Joe Lieberman doesn't call for legitimate investigations ... but the demand for a "probe" and ensuing "scandal" was meant to accomplish one thing – reinforce in our little heads the belief that 19 hijackers on the military-base and strip-tease circuit plotted the devastations in New York and Washington.

The overt message: "Able Danger tracked the *HIJACKERS* and failed to act!" This assumes the 19 Muslims who entered with passports (arranged by the CIA) did the deed, so Able Danger was allowed to surface as a psyop tool to keep us focused on "outside agitators."

And it fell under Clinton's watch – so 9/11 was "HIS fault."

A real investigation was untenable from the start, to wit: " ... a review of Able Danger records is impossible, since the Able Danger records were destroyed." In the end, "the Inspector General report is grossly incompetent, or deliberately dishonest, in its process of discovering and reporting facts and in its analysis. ... "

But the psyop, the reinforcement of the media's "post-hypnotic" suggestions – hammering it into our empty little heads that foreign nationals were responsible for destruction from the skies – was accomplished without a giggle from the press, and the public is busy contemplating its navel, so who should notice?

– AC

http://www.abledangerblog.com/rebuttal.pdf

REBUTTAL OF THE DEPARTMENT OF DEFENSE OFFICE OF THE INSPECTOR GENERAL REPORT ON THE ABLE DANGER PROGRAM

Background

Beginning with a letter dated October 7, 2005, from Congressman Curt Weldon, Vice Chairman of the House Committees on Armed Services and Homeland Security, the Department of Defense (DoD) Office of the Inspector General was directed to conduct an investigation into allegations: 1) that a DoD intelligence program called Able Danger discovered 9/11 terrorists one year before the September 11 attacks; 2) that DoD failed to share that intelligence with the FBI, thereby losing the best known opportunity to prevent the airliner hijackings and attacks on New York and Washington; 3) that DoD terminated Able Danger prematurely, thereby losing further opportunities to collect early warning of the impending 9/11 attacks; and 4) that DoD undertook inappropriate and illegal retaliatory action against Lieutenant Colonel (LTC) Anthony A. Shaffer for making the above allegations to the U.S. Congress.

Congressman Weldon's October 2005 request to the DoD Inspector General for an investigation was joined by numerous other members of Congress who issued letters and verbal directives continuing into 2006 demanding that the Inspector General investigate the Able Danger affair. Among those pressing the Inspector General to conduct an investigation were Congressman Duncan Hunter (Chairman, House Armed Services Committee), Congressman Peter Hoekstra (Chairman, House Permanent Select Committee on Intelligence), Congressman Frank R. Wolf, Senator Charles E. Grassley (Chairman, Senate Finance Committee), Senator John McCain, and Senator Joseph Lieberman.

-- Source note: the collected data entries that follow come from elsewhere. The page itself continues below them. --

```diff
-  if (dev_def_off) {
-    if (int rc = stage_def_off_dev(ctx, dev_def_off, (size_t *)q.def_off, G, D, status, nullptr)) return rc;
-  } else {
-    int rc = stage_h2d(ctx, (void *)q.def_off, host_def_off, off_b);
-    if (rc) return rc;
-  }
-  if (int rc = device_fill(ctx, q.out_keep, D, 0)) return rc;
-  if (int rc = device_fill(ctx, q.out_members, D * q.Mw * 8, 0)) return rc;
+  PrepPlan pp{};
+  int slot = -1;
+  if (!dev_def_off) {
+    const void *src = nullptr;
+    if (int rc = stage_pin(ctx, host_def_off, off_b, &src, &slot)) return rc;
+    pp.off_src = static_cast<const size_t *>(src);
+    pp.off_dst = const_cast<size_t *>(q.def_off);
+    pp.off_n = G + 1;
+  }
+  auto add = [&](void *p, size_t bytes, unsigned char byte) {
+    if (!p || bytes == 0) return;
+    pp.fill[pp.nfill].p = p;
+    pp.fill[pp.nfill].bytes = bytes;
+    pp.fill[pp.nfill].byte = byte;
+    ++pp.nfill;
+  };
+  add(q.tkey, T * 8, 0);
+  add(q.trep, T * 4, 0xFF);
+  add(q.nsurv, 16, 0);
+  add(q.out_keep, D, 0);
+  add(q.out_members, D * q.Mw * 8, 0);
+  if (extra) {
+    if (extra->nfill < 0 || extra->nfill > kPrepExtra) return fail(ctx, CRDT_EINVAL, "deferred_prepare: %d extra ranges", extra->nfill);
+    for (int i = 0; i < extra->nfill; ++i) add(extra->fill[i].p, extra->fill[i].bytes, extra->fill[i].byte);
+  }
+  size_t pieces = 0;
+  for (int i = 0; i < pp.nfill; ++i) pieces += (pp.fill[i].bytes + 15) / 16;
+  size_t zblocks = (pieces + kBlock - 1) / kBlock;
+  const size_t cap = (size_t)ctx->cu_count * 8;
+  if (zblocks > cap) zblocks = cap;
+  pp.zblocks = (unsigned)zblocks;
+  size_t cblocks = 0;
+  if (extra && extra->cm_out) {
+    pp.cm_clock = extra->cm_clock;
+    pp.cm_rs = extra->cm_rs;
+    pp.cm_gs = extra->cm_gs;
+    pp.cm_R = extra->cm_R;
+    pp.cm_A = q.A;
+    pp.cm_nch = extra->cm_nch;
+    pp.cm_units = G * extra->cm_nch;
+    pp.cm_C = extra->cm_C;
+    pp.cm_out = extra->cm_out;
+    cblocks = (pp.cm_units + kBlock / kWave - 1) / (kBlock / kWave);
+  }
+  if (zblocks + cblocks > 0x7fffffffULL) return fail(ctx, CRDT_EUNSUPPORTED, "deferred_prepare: grid too large");
+  hipLaunchKernelGGL(deferred_prepare_kernel, dim3((unsigned)(zblocks + cblocks)), dim3(kBlock), 0, ctx->stream, pp);
+  CRDT_HIP(ctx, hipGetLastError());
+  if (slot >= 0)
+    if (int rc = stage_pin_done(ctx, slot)) return rc;
+  if (dev_def_off)
+    if (int rc = stage_def_off_dev(ctx, dev_def_off, (size_t *)q.def_off, G, D, status, flags)) return rc;
+  return CRDT_OK;
+}
+
+int deferred_finish(crdt_ctx *ctx, const DefPlan &q) {
+  const size_t D = q.D;
   hipLaunchKernelGGL(orswot_deferred_kernel, dim3((unsigned)D), dim3(kBlock), 0, ctx->stream, q);
-  hipLaunchKernelGGL(orswot_dedup_insert_kernel, dim3((unsigned)((D + kBlock - 1) / kBlock)), dim3(kBlock), 0,
-                     ctx->stream, q);
   hipLaunchKernelGGL(orswot_dedup_kernel, dim3((unsigned)((D + kBlock - 1) / kBlock)), dim3(kBlock), 0,
                      ctx->stream, q);
   CRDT_HIP(ctx, hipGetLastError());
   return CRDT_OK;
+}
+
+int launch_deferred(crdt_ctx *ctx, const size_t *host_def_off, DefPlan q, const u64 *dev_def_off, unsigned *status) {
+  if (int rc = deferred_prepare(ctx, host_def_off, q, dev_def_off, status)) return rc;
+  return deferred_finish(ctx, q);
 }
 
 }
@@ -419,8 +517,30 @@
     return fail(ctx, CRDT_EINVAL, "orswot_lub_many: deferred buffers missing");
   if (D > 0xffffffffULL) return fail(ctx, CRDT_EUNSUPPORTED, "orswot_lub_many: too many deferred");
 
-  if (ex && ex->viol)
+  DefPlan q{};
+  if (D > 0) {
+    q.G = G;
+    q.D = D;
+    q.M = M;
+    q.A = A;
+    q.Mw = Mw;
+    q.def_clock = (const u64 *)in->def_clock;
+    q.def_members = (const u64 *)in->def_members;
+    q.out_clock = (const u64 *)out->clock;
+    q.out_entries = (u64 *)out->entries;
+    q.apply_ceiling = 1;
+    q.out_keep = out->def_keep;
+    q.out_members = (u64 *)out->def_members;
+    PrepExtra px;
+    if (ex && ex->viol) {
+      px.fill[0].p = ex->viol;
+      px.fill[0].bytes = G * 4;
+      px.nfill = 1;
+    }
+    if (int rc = deferred_prepare(ctx, in->def_off, q, doff, status, nullptr, &px)) return rc;
+  } else if (ex && ex->viol) {
     if (int rc = device_fill(ctx, ex->viol, G * 4, 0)) return rc;
+  }
   if (R == 0 && ex && ex->init_clock) {
     CRDT_HIP(ctx, hipMemcpyAsync(out->clock, ex->init_clock, G * A * 8, hipMemcpyDeviceToDevice, ctx->stream));
     if (M)
@@ -515,20 +635,7 @@
   }
 
   if (D == 0) return CRDT_OK;
-  DefPlan q{};
-  q.G = G;
-  q.D = D;
-  q.M = M;
-  q.A = A;
-  q.Mw = Mw;
-  q.def_clock = (const u64 *)in->def_clock;
-  q.def_members = (const u64 *)in->def_members;
-  q.out_clock = (const u64 *)out->clock;
-  q.out_entries = (u64 *)out->entries;
-  q.apply_ceiling = 1;
-  q.out_keep = out->def_keep;
-  q.out_members = (u64 *)out->def_members;
-  return launch_deferred(ctx, in->def_off, q, doff, status);
+  return deferred_finish(ctx, q);
 }
 
 namespace crdt {
```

On September 14, 2006, the DoD Office of the Inspector General issued their report "Alleged Misconduct By Senior DoD Officials Concerning the Able Danger Program and Lieutenant Colonel Anthony A. Shaffer, U.S. Army Reserve." The report concludes, "The evidence did not support assertions that Able Danger identified the September 11, 2001, terrorists nearly a year before the attack, that Able Danger team members were prohibited from sharing information with law enforcement authorities, or that DoD officials reprised against LTC Shaffer for his disclosures regarding Able Danger."

The Inspector General report was released to the press before any member of Congress requesting the report received a copy or briefing. Moreover, the report itself was unusual for being unclassified, although it dealt with highly sensitive subject matter both as regards national security and personnel.

A reliable source working in the DoD Office of the Inspector General alleged to the Congress that the report was completed and could have been released much earlier, in July 2006, but the Inspector General deliberately delayed release of the report until September 2006. The timing of the release of the report coincided with the completion of the FY 2007 National Defense Authorization Bill, other major legislation including border security, and the mid-term congressional elections, giving the Congress little opportunity to respond to the Inspector General report promptly.

As shall be demonstrated, the Inspector General report is grossly incompetent, or deliberately dishonest, in its process of discovering and reporting facts and in its analysis.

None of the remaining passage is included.